如果说芊璟是被现实磨损成了一颗灰暗的石子,那子昊就是被强行雕琢成一块冰冷、精确却没有温度的鑽石。
身为经纪公司重点培训的新人演员,他的生活不再属于自己。
他的世界是由闪光灯、试镜剧本和无尽的演技训练堆砌而成的真空地带。为了维持公司帮他打造的「神祕感男神」人设,他的生活是极其封闭且被严格监控的。
他的私人手机被收走,只有在特定时间才能使用,取而代之的是由经纪人亲自审核过的社交帐号。
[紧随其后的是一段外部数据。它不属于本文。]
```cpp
__global__ void lbfgs_two_loop_kernel(double* __restrict__ scal, LbfgsDev* __restrict__ st, int e, int endNext, int bound, double gg)
{
    if (threadIdx.x != 0 || blockIdx.x != 0) return;
    constexpr int M = 5;
    const double ys = scal[1], yy = scal[2];
    const double* G5 = scal + 3;
    double Sg[M], Yg[M], alpha[M];
    st->ys[e] = ys;
    for (int k2 = 0; k2 < M; ++k2) {
        Sg[k2] = G5[k2]; Yg[k2] = G5[5 + k2];
        st->SY[e][k2] = G5[10 + k2];
        st->SY[k2][e] = G5[15 + k2];
        st->YY[e][k2] = G5[20 + k2];
        st->YY[k2][e] = G5[20 + k2];
// ... 231 lines not shown
    for (int b = lo_ + threadIdx.x; b < hi_; b += blockDim.x) dd_add2(hi, lo, parts[2 * (size_t)b], parts[2 * (size_t)b + 1]);
    dd_block_reduce(hi, lo, redHi, redLo);
    if (threadIdx.x == 0) { out[2 * blockIdx.x] = hi; out[2 * blockIdx.x + 1] = lo; }
}
__global__ __launch_bounds__(1024)
void dd_sum_final_kernel(const double* __restrict__ A, int nA, const double* __restrict__ B, int nB, double* __restrict__ out)
{
    __shared__ double redHi[1024], redLo[1024];
    double hi = 0.0, lo = 0.0;
    for (int b = threadIdx.x; b < nA; b += blockDim.x) dd_add2(hi, lo, A[2 * (size_t)b], A[2 * (size_t)b + 1]);
    for (int b = threadIdx.x; b < nB; b += blockDim.x) dd_add2(hi, lo, B[2 * (size_t)b], B[2 * (size_t)b + 1]);
    dd_block_reduce(hi, lo, redHi, redLo);
    if (threadIdx.x == 0) out[0] = hi + lo;
}

template <typename T>
__global__ __launch_bounds__(kVecThreads)
void vec_dot3_fx_kernel(const T* __restrict__ a, const T* __restrict__ b, const T* __restrict__ c, size_t n, double* __restrict__ partials,
                        const double* __restrict__ fxParts, int nFxParts, double* __restrict__ fxChunks)
{
    if (blockIdx.x >= (unsigned)kVecBlocks) {
        __shared__ double redHi[256], redLo[256];
        const int blk = (int)blockIdx.x - kVecBlocks;
        const int chunk = (nFxParts + kSumStageBlocks - 1) / kSumStageBlocks;
        const int lo_ = blk * chunk, hi_ = min(nFxParts, lo_ + chunk);
        double hi = 0.0, lo = 0.0;
        for (int p = lo_ + threadIdx.x; p < hi_; p += blockDim.x) dd_add2(hi, lo, fxParts[2 * (size_t)p], fxParts[2 * (size_t)p + 1]);
        dd_block_reduce(hi, lo, redHi, redLo);
        if (threadIdx.x == 0) { fxChunks[2 * blk] = hi; fxChunks[2 * blk + 1] = lo; }
        return;
    }
    __shared__ double red[kVecThreads / 64][6];
    DotAcc<sizeof(T) == 8> s0, s1, s2;
    DCA_VEC_LOOP_G(n, a, kVecBlocks,
        const Pack<T> pa = ldp_at(a + head_, iv); const Pack<T> pb = ldp_at(b + head_, iv); const Pack<T> pc = ldp_at(c + head_, iv);
        _Pragma("unroll") for (int k = 0; k < VEC; ++k) {
            const double av = pa.v[k]; const double bv = pb.v[k]; const double cv = pc.v[k];
            s0.add(av, bv); s1.add(cv, cv); s2.add(av, av);
        },
        { const double av = a[i]; const double bv = b[i]; const double cv = c[i]; s0.add(av, bv); s1.add(cv, cv); s2.add(av, av); })
    s0.wave_reduce(); s1.wave_reduce(); s2.wave_reduce();
    if ((threadIdx.x & 63) == 0) {
        double* r = red[threadIdx.x >> 6];
        r[0] = s0.hi; r[1] = s0.lo; r[2] = s1.hi; r[3] = s1.lo; r[4] = s2.hi; r[5] = s2.lo;
    }
    dot_block_store<3>(red, 3, partials, kVecBlocks);
}
__global__ __launch_bounds__(1024)
void vec_final_fx_kernel(const double* __restrict__ partials, int nb, int nk, double* __restrict__ out,
                         const double* __restrict__ A, int nA, const double* __restrict__ B, int nB, double* __restrict__ fxOut)
{
    __shared__ double redHi[1024], redLo[1024];
    const int k = blockIdx.x;
    double hi = 0.0, lo = 0.0;
    if (k < nk) {
        constexpr int NT = 256;
        if ((int)threadIdx.x < NT) {
            for (int b = threadIdx.x; b < nb; b += NT) dd_add2(hi, lo, partials[2 * ((size_t)k * nb + b)], partials[2 * ((size_t)k * nb + b) + 1]);
            redHi[threadIdx.x] = hi;
            redLo[threadIdx.x] = lo;
        }
        __syncthreads();
        for (int st = NT / 2; st > 0; st >>= 1) {
            if ((int)threadIdx.x < st) dd_add2(redHi[threadIdx.x], redLo[threadIdx.x], redHi[threadIdx.x + st], redLo[threadIdx.x + st]);
            __syncthreads();
        }
        if (threadIdx.x == 0) out[k] = redHi[0] + redLo[0];
        return;
    }
    for (int b = threadIdx.x; b < nA; b += blockDim.x) dd_add2(hi, lo, A[2 * (size_t)b], A[2 * (size_t)b + 1]);
    for (int b = threadIdx.x; b < nB; b += blockDim.x) dd_add2(hi, lo, B[2 * (size_t)b], B[2 * (size_t)b + 1]);
    dd_block_reduce(hi, lo, redHi, redLo);
    if (threadIdx.x == 0) fxOut[0] = hi + lo;
}

}
```
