## Interleave wgrad staging loads and f16 splits between individual MFMAs

Breaks each per-row staging task (global buffer load, two-way f16 hi/lo split, LDS store) into small pieces and schedules one piece behind each of the first eighteen MFMAs of a step, fenced with sched_barrier, instead of doing the whole store/load batch before the MMA groups. It also adds inline-asm v_fma_mix helpers that produce the hi and residual halves directly, and a tune-selected fallback ring kernel that keeps the old path. The goal is to hide VALU, VMEM and LDS-write latency under matrix-core work. The price is rigid instruction ordering and more live registers, which could raise register pressure.

```diff
diff --git a/resdepth_amd/csrc/rd_wgrad_strip.hip b/resdepth_amd/csrc/rd_wgrad_strip.hip
--- a/resdepth_amd/csrc/rd_wgrad_strip.hip
+++ b/resdepth_amd/csrc/rd_wgrad_strip.hip
@@ -228,6 +228,18 @@
     }
 }
 
+__device__ __forceinline__ unsigned split2h_hi(float x0, float x1, float s) {
+    unsigned ph;
+    asm("v_fma_mixlo_f16 %0, %1, %3, 0\n\tv_fma_mixhi_f16 %0, %2, %3, 0" : "=&v"(ph) : "v"(x0), "v"(x1), "s"(s));
+    return ph;
+}
+__device__ __forceinline__ unsigned split2h_lo(float x0, float x1, float s, unsigned ph) {
+    unsigned pm;
+    asm("v_fma_mixlo_f16 %0, %1, %3, -%4 op_sel_hi:[0,0,1]\n\tv_fma_mixhi_f16 %0, %2, %3, -%4 op_sel:[0,0,1] op_sel_hi:[0,0,1]"
+        : "=&v"(pm)
+        : "v"(x0), "v"(x1), "s"(s), "v"(ph));
+    return pm;
+}
 template <int NCO, int NCI, bool W8>
 __device__ __forceinline__ void wgrad_strip_rot_body(const WsParams& p, float* smem, const Quant qz) {
     typedef f16x8 FR;
@@ -239,6 +251,8 @@
     constexpr int RINGB = 4 * ASTAGE;
     constexpr int AQ = 8 * NCO, BQ = 8 * NCI;
     constexpr int AI = 16 * AQ / 256, BI = (HPX * BQ + 255) / 256;
+    constexpr int NI = AI + BI;
+    static_assert(6 * NI <= 18, "six staging pieces per item, one behind each of a step's first eighteen MFMAs");
 
     const int gb = xcd_remap(blockIdx.x, gridDim.x);
     const int split = gb / p.tiles_mn;
@@ -263,7 +277,7 @@
 #pragma unroll
     for (int k = 0; k < BI; ++k) {
         const int e = t + 256 * k, cq = e % BQ, hp = e / BQ;
-        b_act[k] = e < HPX * BQ;
+        b_act[k] = 256 * k + 255 < HPX * BQ || e < HPX * BQ;
         b_hp[k] = hp;
         b_ch[k] = (b_act[k] && ci0 + cq * 4 < p.Cin) ? ci0 + cq * 4 : -1;
         b_wr[k] = hp * BPX + cq * 8;
@@ -303,30 +317,52 @@
             voffB[k] = (b_ch[k] >= 0 && (unsigned)px < (unsigned)W) ? (unsigned)((px * p.Cin + b_ch[k]) * 4) : kOOB;
         }
     };
-    auto load_task = [&](int k, float4 (&v)[AI + BI]) {
+    auto load_item = [&](int k, int i, float4 (&v)[NI]) {
         const int r = k + 2;
-        const bool oka = r >= ya && r < yb, okb = r >= 0 && r < H && r <= yb;
-        const unsigned sa = (unsigned)__builtin_amdgcn_readfirstlane(oka ? (int)(baseA + (unsigned)r * rowA) : 0);
-        const unsigned sb = (unsigned)__builtin_amdgcn_readfirstlane(okb ? (int)(baseB + (unsigned)r * rowB) : 0);
-#pragma unroll
-        for (int i = 0; i < AI; ++i) v[i] = buf_load4(rsA, oka ? voffA[i] : kOOB, sa);
-#pragma unroll
-        for (int i = 0; i < BI; ++i) v[AI + i] = buf_load4(rsB, okb ? voffB[i] : kOOB, sb);
-    };
-    auto put = [&](char* dst, int tstride, const float4 x, float qs) {
-        uint2 ph, pm, pl;
-        split_pack4v<3, false>(x.x, x.y, x.z, x.w, qs, ph, pm, pl);
-        *reinterpret_cast<uint2*>(dst) = ph;
-        *reinterpret_cast<uint2*>(dst + tstride) = pm;
-    };
-    auto store_task = [&](int k, const float4 (&v)[AI + BI]) {
-        char* sa = reinterpret_cast<char*>(smem) + ((k + 2) & 3) * ASTAGE;
-#pragma unroll
-        for (int i = 0; i < AI; ++i) put(sa + a_wr[i], TA, v[i], qz.sa);
-        char* sb = reinterpret_cast<char*>(smem) + RINGB + ((k + 2) & 1) * BSLOT;
-#pragma unroll
-        for (int i = 0; i < BI; ++i)
-            if (b_act[i]) put(sb + b_wr[i], TB, v[AI + i], qz.sb);
+        if (i < AI) {
+            const bool oka = r >= ya && r < yb;
+            const unsigned sa = (unsigned)__builtin_amdgcn_readfirstlane(oka ? (int)(baseA + (unsigned)r * rowA) : 0);
+            v[i] = buf_load4(rsA, oka ? voffA[i] : kOOB, sa);
+        } else {
+            const bool okb = r >= 0 && r < H && r <= yb;
+            const unsigned sb = (unsigned)__builtin_amdgcn_readfirstlane(okb ? (int)(baseB + (unsigned)r * rowB) : 0);
+            v[i] = buf_load4(rsB, okb ? voffB[i - AI] : kOOB, sb);
+        }
+    };
+    auto split_piece = [&](int k, int i, int piece, const float4 (&v)[NI], uint2& ph, uint2& pm) {
+        const float qs = i < AI ? qz.sa : qz.sb;
+        if (piece == 0) ph.x = split2h_hi(v[i].x, v[i].y, qs);
+        else if (piece == 1) ph.y = split2h_hi(v[i].z, v[i].w, qs);
+        else if (piece == 2) pm.x = split2h_lo(v[i].x, v[i].y, qs, ph.x);
+        else if (piece == 3) pm.y = split2h_lo(v[i].z, v[i].w, qs, ph.y);
+        else {
+            char* dst = reinterpret_cast<char*>(smem) +
+                        (i < AI ? ((k + 2) & 3) * ASTAGE + a_wr[i] : RINGB + ((k + 2) & 1) * BSLOT + b_wr[i - AI]);
+            *reinterpret_cast<uint2*>(dst) = ph;
+            *reinterpret_cast<uint2*>(dst + (i < AI ? TA : TB)) = pm;
+        }
+    };
+    auto stage_piece = [&](int k, int i, int piece, float4 (&v)[NI], uint2& ph, uint2& pm) {
+        const bool whole = i < AI || 256 * (i - AI) + 255 < HPX * BQ;
+        if (piece == 5) load_item(k + 2, i, v);
+        else if (whole) split_piece(k, i, piece, v, ph, pm);
+        else if (piece == 0) {
+            if (b_act[i - AI]) {
+#pragma unroll
+                for (int q = 0; q < 5; ++q) split_piece(k, i, q, v, ph, pm);
+            }
+        }
+    };
+    auto load_task = [&](int k, float4 (&v)[NI]) {
+#pragma unroll
+        for (int i = 0; i < NI; ++i) load_item(k, i, v);
+    };
+    auto store_task = [&](int k, float4 (&v)[NI]) {
+        uint2 ph, pm;
+#pragma unroll
+        for (int i = 0; i < NI; ++i)
+#pragma unroll
+            for (int piece = 0; piece < 5; ++piece) stage_piece(k, i, piece, v, ph, pm);
     };
 
     const int li = lane & 15, lg = lane >> 4, nb = lg & 1, hk = lg >> 1;
@@ -360,19 +396,28 @@
 #pragma unroll
         for (int d = 0; d < 3; ++d) acc[dy * 3 + d] = mfma16<3>(af[0], xf[d][0], acc[dy * 3 + d]);
     };
-    auto step = [&](int y, const FR (&af)[2], FR (&afn)[2], FR (&P)[3][2], const FR (&Q)[3][2]) {
-        group(0, af, P);
+    auto mma_staged = [&](int dy, int m, const FR (&af)[2], const FR (&xf)[3][2], int y, int j, float4 (&v)[NI], uint2& ph, uint2& pm) {
+        const int d = m % 3;
+        acc[dy * 3 + d] = mfma16<3>(af[m < 3 ? 1 : 0], xf[d][m >= 3 && m < 6 ? 1 : 0], acc[dy * 3 + d]);
         __builtin_amdgcn_sched_barrier(0);
+        if (j < 6 * NI) stage_piece(y, j / 6, j % 6, v, ph, pm);
+        __builtin_amdgcn_sched_barrier(0);
+    };
+    auto step = [&](int y, float4 (&v)[NI], const FR (&af)[2], FR (&afn)[2], FR (&P)[3][2], const FR (&Q)[3][2]) {
+        uint2 ph, pm;
+        __builtin_amdgcn_sched_barrier(0);
+#pragma unroll
+        for (int m = 0; m < 9; ++m) mma_staged(0, m, af, P, y, m, v, ph, pm);
         read_x(y + 1, P);
         read_dz(y + 1, afn);
         __builtin_amdgcn_sched_barrier(0);
-        group(1, af, Q);
-        __builtin_amdgcn_sched_barrier(0);
+#pragma unroll
+        for (int m = 0; m < 9; ++m) mma_staged(1, m, af, Q, y, 9 + m, v, ph, pm);
         group(2, af, P);
         __builtin_amdgcn_sched_barrier(0);
     };
 
-    float4 v0[AI + BI], v1[AI + BI];
+    float4 v0[NI], v1[NI];
     FR xa[3][2], xb[3][2], af0[2], af1[2];
     for (int rep = 0; rep < p.reps; ++rep) {
         set_strip(split * p.reps + rep);
@@ -391,13 +436,9 @@
         load_task(ya + 1, v0);
         __syncthreads();
         for (int yy = ya; yy < yb; yy += 2) {
-            store_task(yy, v1);
-            load_task(yy + 2, v1);
-            step(yy, af0, af1, xa, xb);
+            step(yy, v1, af0, af1, xa, xb);
             __syncthreads();
-            store_task(yy + 1, v0);
-            load_task(yy + 3, v0);
-            step(yy + 1, af1, af0, xb, xa);
+            step(yy + 1, v0, af1, af0, xb, xa);
             __syncthreads();
         }
     }
@@ -429,19 +470,28 @@
     }
 }
 
+template <int NCO, int NCI, bool W8>
+struct WsSmem {
+    static constexpr int TA = 64 * NCO, TB = 64 * NCI;
+    static constexpr int APX = 3 * TA + (NCO == 4 ? 64 : NCO == 2 ? 64 : 0), BPX = 3 * TB + (NCI == 2 ? 64 : 0);
+    static constexpr int HPX = W8 ? 20 : 18, ASTAGE = 16 * APX, BSLOT = HPX * BPX;
+    static constexpr int SM6 = 2 * ASTAGE + 4 * BSLOT, SM3 = 4 * ASTAGE + 2 * BSLOT;
+    static constexpr int FLOATS = (SM6 > SM3 ? SM6 : SM3) / 4;
+};
+
 template <int OCC, int NCO, int NCI, bool W8 = false>
 __global__ __launch_bounds__(256, OCC) void wgrad_strip_tr_kernel(WsParams p) {
-    constexpr int TA = 64 * NCO, TB = 64 * NCI;
-    constexpr int APX = 3 * TA + (NCO == 4 ? 64 : NCO == 2 ? 64 : 0), BPX = 3 * TB + (NCI == 2 ? 64 : 0);
-    constexpr int HPX = W8 ? 20 : 18, ASTAGE = 16 * APX, BSLOT = HPX * BPX;
-    constexpr int SM6 = 2 * ASTAGE + 4 * BSLOT, SM3 = 4 * ASTAGE + 2 * BSLOT;
-    __shared__ __attribute__((aligned(16))) float smem[(SM6 > SM3 ? SM6 : SM3) / 4];
+    __shared__ __attribute__((aligned(16))) float smem[WsSmem<NCO, NCI, W8>::FLOATS];
     const Quant qz = quant_select(p.a_amax, p.b_amax);
-#if RD_WG_NOROT
+    if (qz.use3) wgrad_strip_rot_body<NCO, NCI, W8>(p, smem, qz);
+    else wgrad_strip_tr_body<6, NCO, NCI, W8>(p, smem, qz);
+}
+
+template <int NCO, int NCI, bool W8 = false>
+__global__ __launch_bounds__(256, 1) void wgrad_strip_ring_kernel(WsParams p) {
+    __shared__ __attribute__((aligned(16))) float smem[WsSmem<NCO, NCI, W8>::FLOATS];
+    const Quant qz = quant_select(p.a_amax, p.b_amax);
     if (qz.use3) wgrad_strip_tr_body<3, NCO, NCI, W8>(p, smem, qz);
-#else
-    if (qz.use3) wgrad_strip_rot_body<NCO, NCI, W8>(p, smem, qz);
-#endif
     else wgrad_strip_tr_body<6, NCO, NCI, W8>(p, smem, qz);
 }
 
@@ -523,7 +573,11 @@
     ProfScope ps(s, pcls, 2.0 * cout * 9.0 * cin * (double)n * h * w, ab + bb + 4.0 * cout * 9.0 * cin, true);
     const dim3 grid(q.tiles_mn * wp.splits);
     const int occ = tune(TUNE_WG_OCC);
-    if (wp.w8 && occ == 2) RD_LAUNCH((wgrad_strip_tr_kernel<2, 2, 2, true>), grid, dim3(256), 0, s, q);
+    if (tune(TUNE_WG_STRIP) == 5) {
+        if (wp.w8) RD_LAUNCH((wgrad_strip_ring_kernel<2, 2, true>), grid, dim3(256), 0, s, q);
+        else if (wp.sq) RD_LAUNCH((wgrad_strip_ring_kernel<2, 2>), grid, dim3(256), 0, s, q);
+        else RD_LAUNCH((wgrad_strip_ring_kernel<4, 1>), grid, dim3(256), 0, s, q);
+    } else if (wp.w8 && occ == 2) RD_LAUNCH((wgrad_strip_tr_kernel<2, 2, 2, true>), grid, dim3(256), 0, s, q);
     else if (wp.w8) RD_LAUNCH((wgrad_strip_tr_kernel<1, 2, 2, true>), grid, dim3(256), 0, s, q);
     else if (wp.sq && occ == 2) RD_LAUNCH((wgrad_strip_tr_kernel<2, 2, 2>), grid, dim3(256), 0, s, q);
     else if (wp.sq) RD_LAUNCH((wgrad_strip_tr_kernel<1, 2, 2>), grid, dim3(256), 0, s, q);
```

Result: no change. 4631 (median of 6 runs) (+0.9%).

他每一句发出的文字、每一张上传的照片,都必须符合「高冷、高级」的公眾期待。在公司安排的公寓里,他像是一件昂贵的陈列品,除了训练与访谈技巧,他几乎没有与外界交流的自由。
这种被包装过的、充满野心的生活,与芊璟那种被生活压垮、灰头土脸的现实,彻底成了两个平行的时空。
两人的见面,从原本的浪漫约会,退化成了深夜暗巷里几分鐘的匆忙拥抱。
子昊常在结束一天长达十八小时的工作后,坐在保姆车里,避开所有视线来到芊璟的公司后巷。在那段被阴影覆盖的路灯下,子昊穿着剪裁精良的品牌样衣,身上带着演播厅昂贵的香水味,而芊璟则是刚结束加班,穿着那套已经起球、沾染着影印机碳粉味的套装。
当他把她搂进怀里时,子昊能感受到芊璟脊椎的僵硬,而芊璟则被他身上那种属于另一个世界的香气薰得有些想流泪。他眼神里的疲惫是身不由己的,她的眼神里的疲惫是灵魂乾涸的。虽然他们的手还紧紧牵着,但这两双手,一双是为了握住名利而不得不保持优雅,另一双则是为了换取生存而变得粗糙。
两人在电话里的沉默越来越长。并非无话可说,而是两条旋律已经完全断裂,找不到共鸣的基调。
子昊聊的是今天试镜时导演的脸色、是那些他看不透的圈内人脉与利益交换;而芊璟想分享的,却是今天主管又如何只因为三十块钱的误差让她重算整章报表、是她快要拿不动刺绣针的恐惧。
「芊璟,再等等我,等我再有名气一点,我有话语权了,我就能带你走。」电话那头,子昊的声音带着压抑的沙哑。
「好,我等。」芊璟对着镜子里自己那张苍白失神的脸,轻声回应。
这句誓言,在这种身分的错位与生活的挤压下,变得像是一块吸饱了水的海绵,沉重、冰冷且让人窒息。他们都感觉到了,那根曾经连系彼此的银丝正在被疯狂拉扯,随时都会因为承载不住这两种截然不同的现实,而发出最后一声断裂的脆响。
相比之下,熙玥的生活则亮得让人感到不安。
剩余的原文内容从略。